Hi,
I am new DESeq2 user, interested in Translation Efficiency (TE) and Log2FoldChange (L2FC) of TE. To the best of my understanding, before DESeq2 calculates TE (RiboSeq/RNASeq), the counts are normalized with the appropriate SizeFactor. The SizeFactors take into account the geometric avg of counts across all conditions.

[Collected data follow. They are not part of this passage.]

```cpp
__global__ void cast_bf16_kernel(const float* __restrict__ src, uint16_t* __restrict__ dst, long long n) {
    for (long long i = blockIdx.x * (long long)blockDim.x + threadIdx.x; i < n; i += (long long)gridDim.x * blockDim.x)
        dst[i] = f32_to_bf16(src[i]);
}
__global__ void cast_bf16_vec8_kernel(const float4* __restrict__ src, uint4* __restrict__ dst, long long n8) {
    for (long long i = blockIdx.x * (long long)blockDim.x + threadIdx.x; i < n8; i += (long long)gridDim.x * blockDim.x) {
        const float4 a = src[2 * i], b = src[2 * i + 1];
        uint4 o;
        o.x = (uint32_t)f32_to_bf16(a.x) | ((uint32_t)f32_to_bf16(a.y) << 16);
        o.y = (uint32_t)f32_to_bf16(a.z) | ((uint32_t)f32_to_bf16(a.w) << 16);
        o.z = (uint32_t)f32_to_bf16(b.x) | ((uint32_t)f32_to_bf16(b.y) << 16);
        o.w = (uint32_t)f32_to_bf16(b.z) | ((uint32_t)f32_to_bf16(b.w) << 16);
        dst[i] = o;
    }
}
__global__ void transpose_cast_kernel(const float* __restrict__ src, uint16_t* __restrict__ dst, int rows, int cols) {
    __shared__ float tile[32][33];
    const int r0 = blockIdx.y * 32, c0 = blockIdx.x * 32;
    const int tx = threadIdx.x & 31, ty = threadIdx.x >> 5;
    for (int i = ty; i < 32; i += 8) {
        const int r = r0 + i, c = c0 + tx;
        tile[i][tx] = (r < rows && c < cols) ? src[(size_t)r * cols + c] : 0.f;
    }
    __syncthreads();
    for (int i = ty; i < 32; i += 8) {
        const int c = c0 + i, r = r0 + tx;
        if (c < cols && r < rows) dst[(size_t)c * rows + r] = f32_to_bf16(tile[tx][i]);
    }
}
__global__ void __launch_bounds__(256) cast_many_kernel(const long long* __restrict__ jobs, int njobs) {
    __shared__ float tile[64][65];
    __shared__ long long first_tile[256];
    int j = 0;
    if (njobs <= 256) {
        if ((int)threadIdx.x < njobs) first_tile[threadIdx.x] = jobs[threadIdx.x * 6 + 5];
        __syncthreads();
        int lo = 0, hi = njobs - 1;
        while (lo < hi) {
            const int mid = (lo + hi + 1) >> 1;
            if (first_tile[mid] <= (long long)blockIdx.x) lo = mid; else hi = mid - 1;
        }
        j = lo;
    } else {
        while (j + 1 < njobs && (long long)blockIdx.x >= jobs[(j + 1) * 6 + 5]) ++j;
    }
    const float* __restrict__ src = (const float*)jobs[j * 6 + 0];
    uint16_t* __restrict__ dst = (uint16_t*)jobs[j * 6 + 1];
    const int rows = (int)jobs[j * 6 + 2], cols = (int)jobs[j * 6 + 3];
    const bool transpose = jobs[j * 6 + 4] != 0;
    const int local = (int)((long long)blockIdx.x - jobs[j * 6 + 5]);
    const int tiles_c = (cols + 63) / 64;
    const int r0 = (local / tiles_c) * 64, c0 = (local % tiles_c) * 64;
    const int tx = threadIdx.x & 15, ty = threadIdx.x >> 4;
    const bool vec = (cols & 3) == 0;
    if (!transpose) {
        for (int i = ty; i < 64; i += 16) {
            const int r = r0 + i, c = c0 + tx * 4;
            if (r >= rows || c >= cols) continue;
            if (vec) {
                const float4 v = *(const float4*)(src + (size_t)r * cols + c);
                uint2 o;
                o.x = (unsigned)f32_to_bf16(v.x) | ((unsigned)f32_to_bf16(v.y) << 16);
                o.y = (unsigned)f32_to_bf16(v.z) | ((unsigned)f32_to_bf16(v.w) << 16);
                *(uint2*)(dst + (size_t)r * cols + c) = o;
            } else {
                for (int k = 0; k < 4 && c + k < cols; ++k) dst[(size_t)r * cols + c + k] = f32_to_bf16(src[(size_t)r * cols + c + k]);
            }
        }
        return;
    }
    for (int i = ty; i < 64; i += 16) {
        const int r = r0 + i, c = c0 + tx * 4;
        if (vec && r < rows && c < cols) {
            const float4 v = *(const float4*)(src + (size_t)r * cols + c);
            tile[i][tx * 4 + 0] = v.x; tile[i][tx * 4 + 1] = v.y; tile[i][tx * 4 + 2] = v.z; tile[i][tx * 4 + 3] = v.w;
        } else {
            for (int k = 0; k < 4; ++k) tile[i][tx * 4 + k] = (r < rows && c + k < cols) ? src[(size_t)r * cols + c + k] : 0.f;
        }
    }
    __syncthreads();
    const bool vecr = (rows & 3) == 0;
    for (int i = ty; i < 64; i += 16) {
        const int c = c0 + i, r = r0 + tx * 4;
        if (c >= cols || r >= rows) continue;
        if (vecr) {
            uint2 o;
            o.x = (unsigned)f32_to_bf16(tile[tx * 4 + 0][i]) | ((unsigned)f32_to_bf16(tile[tx * 4 + 1][i]) << 16);
            o.y = (unsigned)f32_to_bf16(tile[tx * 4 + 2][i]) | ((unsigned)f32_to_bf16(tile[tx * 4 + 3][i]) << 16);
            *(uint2*)(dst + (size_t)c * rows + r) = o;
        } else {
            for (int k = 0; k < 4 && r + k < rows; ++k) dst[(size_t)c * rows + r + k] = f32_to_bf16(tile[tx * 4 + k][i]);
        }
    }
}
__global__ void bf16_to_f32_kernel(const uint16_t* __restrict__ src, float* __restrict__ dst, long long n) {
    for (long long i = blockIdx.x * (long long)blockDim.x + threadIdx.x; i < n; i += (long long)gridDim.x * blockDim.x)
        dst[i] = bf16_to_f32(src[i]);
}

template <typename SrcT, typename DstT>
__global__ void permute4_kernel(const SrcT* __restrict__ src, DstT* __restrict__ dst, int d0, int d1, int d2, int d3,
                                long long s0, long long s1, long long s2, long long s3) {
    const long long n = (long long)d0 * d1 * d2 * d3;
    for (long long i = blockIdx.x * (long long)blockDim.x + threadIdx.x; i < n; i += (long long)gridDim.x * blockDim.x) {
        long long r = i;
        const int i3 = r % d3; r /= d3;
        const int i2 = r % d2; r /= d2;
        const int i1 = r % d1; r /= d1;
        const int i0 = (int)r;
        const SrcT v = src[i0 * s0 + i1 * s1 + i2 * s2 + i3 * s3];
        float f;
        if (sizeof(SrcT) == 2) f = bf16_to_f32((uint16_t)v); else f = (float)v;
        if (sizeof(DstT) == 2) dst[i] = (DstT)f32_to_bf16(f); else dst[i] = (DstT)f;
    }
}

template <typename SrcT>
__global__ void pack_input_pad_kernel(const SrcT* __restrict__ x, long long sT, long long sB, long long sH, long long sC, int T,
                                      int B, int H, int C, int Cpad, uint16_t* __restrict__ out) {
    const long long n = (long long)T * B * H * Cpad;
    for (long long i = blockIdx.x * (long long)blockDim.x + threadIdx.x; i < n; i += (long long)gridDim.x * blockDim.x) {
        long long r = i;
        const int c = (int)(r % Cpad); r /= Cpad;
        const int h = (int)(r % H); r /= H;
        const int b = (int)(r % B);
        const int t = (int)(r / B);
        uint16_t v = 0;
        if (c < C) {
            const SrcT s = x[t * sT + b * sB + h * sH + c * sC];
            if (sizeof(SrcT) == 2) v = (uint16_t)s; else v = f32_to_bf16((float)s);
        }
        out[i] = v;
    }
}

constexpr int PIP = 72;
__global__ __launch_bounds__(256) void pack_input_pad_time_kernel(const float* __restrict__ x, long long sB, long long sH, long long sC,
                                                                 int T, int B, int H, int C, uint16_t* __restrict__ out) {
    __shared__ __attribute__((aligned(16))) uint16_t tile[64 * PIP];
    const int t0 = blockIdx.x * 64, b = blockIdx.y, h0 = blockIdx.z * 8;
    const int tl = threadIdx.x & 63, rg = threadIdx.x >> 6;
    for (int i = threadIdx.x; i < 64 * PIP / 2; i += 256) reinterpret_cast<uint32_t*>(tile)[i] = 0u;
    __syncthreads();
    for (int rr = rg; rr < C * 8; rr += 4) {
        const int c = rr >> 3, hh = rr & 7;
        if (h0 + hh < H && t0 + tl < T)
            tile[tl * PIP + hh * 8 + c] = f32_to_bf16(x[(long long)(t0 + tl) + b * sB + (h0 + hh) * sH + c * sC]);
    }
    __syncthreads();
#pragma unroll
    for (int k = 0; k < 2; ++k) {
        const int p = threadIdx.x + 256 * k, t = p >> 3, hh = p & 7;
        if (t0 + t < T && h0 + hh < H)
            *reinterpret_cast<uint4*>(out + (((long long)(t0 + t) * B + b) * H + h0 + hh) * 8) = *reinterpret_cast<const uint4*>(tile + t * PIP + hh * 8);
    }
}

template <typename SrcT>
__global__ void im2col_kernel(const SrcT* __restrict__ x, long long sT, long long sB, long long sH, long long sC, int T,
                              int B, int Hin, int Cin, int KH, int KW, int ph, int pt, int Tout, int Hout, int Kp,
                              uint16_t* __restrict__ col) {
    const long long rows = (long long)Tout * B * Hout;
    const long long n = rows * Kp;
    const int Kreal = KH * KW * Cin;
    for (long long i = blockIdx.x * (long long)blockDim.x + threadIdx.x; i < n; i += (long long)gridDim.x * blockDim.x) {
        const int k = (int)(i % Kp);
        long long row = i / Kp;
        uint16_t out = 0;
        if (k < Kreal) {
            const int ci = k % Cin;
            const int kw = (k / Cin) % KW;
            const int kh = k / (Cin * KW);
            const int ho = (int)(row % Hout); row /= Hout;
            const int b = (int)(row % B);
            const int t = (int)(row / B);
// ... 513 lines not shown
#pragma unroll
            for (int q = 0; q < RU; ++q) add(v[q]);
        }
        for (; r < r1; r += nrl) add(*reinterpret_cast<const uint4*>(x + r * ld + c8 * 8));
    }
    if (rl < nrl)
#pragma unroll
        for (int e = 0; e < 8; ++e) red[rl * cols + c8 * 8 + e] = acc[e];
    __syncthreads();
    for (int c = threadIdx.x; c < cols; c += blockDim.x) {
        float s2 = 0.f;
        for (int q = 0; q < nrl; ++q) s2 += red[q * cols + c];
        atomicAdd(out + c, s2);
    }
}

template <int NC>
__global__ __launch_bounds__(256) void colsum_wide_kernel(const uint16_t* __restrict__ x, long long rows, int cols, int ld,
                                                          float* __restrict__ out) {
    const int n8 = cols >> 3;
    const long long chunk = (rows + gridDim.x - 1) / gridDim.x;
    const long long r0 = blockIdx.x * chunk, r1 = min(rows, r0 + chunk);
    float acc[NC][8];
#pragma unroll
    for (int k = 0; k < NC; ++k)
#pragma unroll
        for (int e = 0; e < 8; ++e) acc[k][e] = 0.f;
    constexpr int RU = 4;
    for (long long r = r0; r < r1; r += RU) {
        uint4 v[RU][NC];
#pragma unroll
        for (int q = 0; q < RU; ++q)
#pragma unroll
            for (int k = 0; k < NC; ++k) {
                const int c8 = threadIdx.x + 256 * k;
                v[q][k] = (c8 < n8 && r + q < r1) ? *reinterpret_cast<const uint4*>(x + (r + q) * ld + c8 * 8) : make_uint4(0, 0, 0, 0);
            }
#pragma unroll
        for (int q = 0; q < RU; ++q)
#pragma unroll
            for (int k = 0; k < NC; ++k) {
                const uint32_t w[4] = {v[q][k].x, v[q][k].y, v[q][k].z, v[q][k].w};
#pragma unroll
                for (int e = 0; e < 4; ++e) {
                    acc[k][2 * e] += bf16_to_f32((uint16_t)(w[e] & 0xffff));
                    acc[k][2 * e + 1] += bf16_to_f32((uint16_t)(w[e] >> 16));
                }
            }
    }
#pragma unroll
    for (int k = 0; k < NC; ++k) {
        const int c8 = threadIdx.x + 256 * k;
        if (c8 < n8)
#pragma unroll
            for (int e = 0; e < 8; ++e) atomicAdd(out + c8 * 8 + e, acc[k][e]);
    }
}

}
}

using namespace asr;
using namespace asr::ew;

extern "C" int asr_cast_bf16(void* stream, const float* src, void* dst, int rows, int cols, int transpose) {
    if (!src || !dst || rows <= 0 || cols <= 0) return ASR_ERR_BAD_ARG;
    hipStream_t s = (hipStream_t)stream;
    if (!transpose) {
        const long long n = (long long)rows * cols;
        if ((n & 7) == 0 && ((((uintptr_t)src) | ((uintptr_t)dst)) & 15) == 0)
            hipLaunchKernelGGL(cast_bf16_vec8_kernel, dim3(grid_for(n >> 3)), dim3(kThreads), 0, s, (const float4*)src, (uint4*)dst, n >> 3);
        else
            hipLaunchKernelGGL(cast_bf16_kernel, dim3(grid_for(n)), dim3(kThreads), 0, s, src, (uint16_t*)dst, n);
    } else {
        hipLaunchKernelGGL(transpose_cast_kernel, dim3(cdiv(cols, 32), cdiv(rows, 32)), dim3(256), 0, s, src,
                           (uint16_t*)dst, rows, cols);
    }
    ASR_LAUNCH_CHECK();
    return ASR_OK;
}

extern "C" int asr_cast_bf16_many(void* stream, const long long* jobs_dev, int njobs, long long total_tiles) {
    if (!jobs_dev || njobs <= 0 || total_tiles <= 0 || total_tiles > 0x7fffffffLL) return ASR_ERR_BAD_ARG;
    hipLaunchKernelGGL(cast_many_kernel, dim3((unsigned)total_tiles), dim3(256), 0, (hipStream_t)stream, jobs_dev, njobs);
    ASR_LAUNCH_CHECK();
    return ASR_OK;
}

extern "C" int asr_bf16_to_f32(void* stream, const void* src, float* dst, long long n) {
    if (!src || !dst || n <= 0) return ASR_ERR_BAD_ARG;
    hipLaunchKernelGGL(bf16_to_f32_kernel, dim3(grid_for(n)), dim3(kThreads), 0, (hipStream_t)stream,
                       (const uint16_t*)src, dst, n);
    ASR_LAUNCH_CHECK();
    return ASR_OK;
}

extern "C" int asr_permute4(void* stream, const void* src, int src_bf16, void* dst, int dst_bf16, int d0, int d1, int d2,
                            int d3, long long s0, long long s1, long long s2, long long s3) {
    if (!src || !dst || d0 <= 0 || d1 <= 0 || d2 <= 0 || d3 <= 0) return ASR_ERR_BAD_ARG;
    hipStream_t s = (hipStream_t)stream;
    const long long n = (long long)d0 * d1 * d2 * d3;
    const dim3 g(grid_for(n)), b(kThreads);
    if (src_bf16 && dst_bf16)
        hipLaunchKernelGGL((permute4_kernel<uint16_t, uint16_t>), g, b, 0, s, (const uint16_t*)src, (uint16_t*)dst, d0, d1, d2, d3, s0, s1, s2, s3);
    else if (src_bf16)
        hipLaunchKernelGGL((permute4_kernel<uint16_t, float>), g, b, 0, s, (const uint16_t*)src, (float*)dst, d0, d1, d2, d3, s0, s1, s2, s3);
    else if (dst_bf16)
        hipLaunchKernelGGL((permute4_kernel<float, uint16_t>), g, b, 0, s, (const float*)src, (uint16_t*)dst, d0, d1, d2, d3, s0, s1, s2, s3);
    else
        hipLaunchKernelGGL((permute4_kernel<float, float>), g, b, 0, s, (const float*)src, (float*)dst, d0, d1, d2, d3, s0, s1, s2, s3);
    ASR_LAUNCH_CHECK();
    return ASR_OK;
}

extern "C" int asr_im2col(void* stream, const void* x, int x_bf16, long long sT, long long sB, long long sH, long long sC,
                          int T, int B, int Hin, int Cin, int KH, int KW, int pad_h, int pad_t, int Tout, int Kp,
                          void* col) {
    if (!x || !col || T <= 0 || B <= 0 || Hin <= 0 || Cin <= 0 || KH <= 0 || KW <= 0 || pad_h < 0 || pad_t < 0) return ASR_ERR_BAD_ARG;
    const int Hout = Hin + 2 * pad_h - KH + 1;
    if (Hout <= 0 || Kp < KH * KW * Cin || Tout <= 0 || Tout > T + 2 * pad_t - KW + 1) return ASR_ERR_BAD_ARG;
    const long long n = (long long)Tout * B * Hout * Kp;
    hipStream_t s = (hipStream_t)stream;
    if (x_bf16 && (Cin & 7) == 0 && (Kp & 7) == 0 && sC == 1 && sH == Cin && sB == (long long)Hin * Cin &&
        sT == (long long)B * Hin * Cin && ((((uintptr_t)x) | ((uintptr_t)col)) & 15) == 0 && Kp == KH * KW * Cin) {
        const long long nv = (long long)Tout * B * Hout * KH * KW * (Cin >> 3);
        hipLaunchKernelGGL(im2col_vec8_kernel, dim3(grid_for(nv)), dim3(kThreads), 0, s, (const uint16_t*)x, T, B, Hin, Cin, KH,
                           KW, pad_h, pad_t, Tout, Hout, Kp, (uint16_t*)col);
        ASR_LAUNCH_CHECK();
        return ASR_OK;
    }
    if ((Kp & 7) == 0 && (((uintptr_t)col) & 15) == 0) {
        const long long nc = n >> 3;
        if (x_bf16)
            hipLaunchKernelGGL(im2col_chunk8_kernel<uint16_t>, dim3(grid_for(nc)), dim3(kThreads), 0, s, (const uint16_t*)x, sT, sB, sH,
                               sC, T, B, Hin, Cin, KH, KW, pad_h, pad_t, Tout, Hout, Kp, (uint4*)col);
        else
            hipLaunchKernelGGL(im2col_chunk8_kernel<float>, dim3(grid_for(nc)), dim3(kThreads), 0, s, (const float*)x, sT, sB, sH, sC,
                               T, B, Hin, Cin, KH, KW, pad_h, pad_t, Tout, Hout, Kp, (uint4*)col);
        ASR_LAUNCH_CHECK();
        return ASR_OK;
    }
    if (x_bf16)
        hipLaunchKernelGGL(im2col_kernel<uint16_t>, dim3(grid_for(n)), dim3(kThreads), 0, s, (const uint16_t*)x, sT, sB, sH,
                           sC, T, B, Hin, Cin, KH, KW, pad_h, pad_t, Tout, Hout, Kp, (uint16_t*)col);
    else
        hipLaunchKernelGGL(im2col_kernel<float>, dim3(grid_for(n)), dim3(kThreads), 0, s, (const float*)x, sT, sB, sH, sC,
                           T, B, Hin, Cin, KH, KW, pad_h, pad_t, Tout, Hout, Kp, (uint16_t*)col);
    ASR_LAUNCH_CHECK();
    return ASR_OK;
}

extern "C" int asr_col2im(void* stream, const void* dcol, int T, int B, int Hin, int Cin, int KH, int KW, int pad_h,
                          int pad_t, int Tout, int Kp, void* dx) {
    if (!dcol || !dx || T <= 0 || B <= 0 || Hin <= 0 || Cin <= 0 || pad_h < 0 || pad_t < 0) return ASR_ERR_BAD_ARG;
    const int Hout = Hin + 2 * pad_h - KH + 1;
    if (Hout <= 0 || Kp < KH * KW * Cin || Tout <= 0 || Tout > T + 2 * pad_t - KW + 1) return ASR_ERR_BAD_ARG;
    const long long n = (long long)T * B * Hin * Cin;
    if ((Cin & 7) == 0 && (Kp & 7) == 0 && ((((uintptr_t)dcol) | ((uintptr_t)dx)) & 15) == 0) {
        hipLaunchKernelGGL(col2im_vec8_kernel, dim3(grid_for(n >> 3)), dim3(kThreads), 0, (hipStream_t)stream,
                           (const uint16_t*)dcol, T, B, Hin, Cin, KH, KW, pad_h, pad_t, Tout, Hout, Kp, (uint16_t*)dx);
        ASR_LAUNCH_CHECK();
        return ASR_OK;
    }
    hipLaunchKernelGGL(col2im_kernel, dim3(grid_for(n)), dim3(kThreads), 0, (hipStream_t)stream, (const uint16_t*)dcol, T,
                       B, Hin, Cin, KH, KW, pad_h, pad_t, Tout, Hout, Kp, (uint16_t*)dx);
    ASR_LAUNCH_CHECK();
    return ASR_OK;
// ... 211 lines not shown
```

### chainer-speech-recognition_amd/csrc/layernorm.hip

```cpp
#include "common.hpp"
#include "../../include/asr_hip.h"
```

If the above is correct, then the standalone TE values for each condition are dependent on the counts of other conditions and should not be consistent. Would TPM be a better measure for standalone TE values?
Thanks! Nathan
I think I see your point that it doesn't matter if the SizeFactors for ctrlRNASeq counts (SFctrlRNA) and ctrlRiboSeq (SFctrlRibo) normalize the the ctrl counts to 1M or some other number, however it seems to me that it is critical that the SizeFactor ratio: (SFctrlRNA)/(SFctrlRibo) remains independent of the other treatments in the dataset. To the best of my understanding the ratio (SFctrlRNA)/(SFctrlRibo) can change if the counts distributions of treat1RNA, treat1Ribo are different than treat2RNA, treat2Ribo. An 2-fold increase in R = (SFctrlRNA)/(SFctrlRibo) would lead to a 2-fold increase in the ctrl-TE of every gene.
Should I just divide all the ctrl-TE values for by the ctrl-TE of an "anchor gene"? (e.g. ACTB)
So you need to correct for library size somehow, because RNA and Ribo experiments are all different sequencing experiments, and the library size is a technical artifact that tells you nothing about the ratios for individual genes. It's not robust to pick a single gene, this is why the median ratio method (Anders and Huber 2010) uses the center of the distribution of ratios for each sample to a pseudoreference. If you want to pick a set of genes you believe are good for calculating the library size you can pass this set of genes to
controlGenes
but I would pick hundreds of genes for which you have a prior that they are not changing much across the experiments instead of a single gene.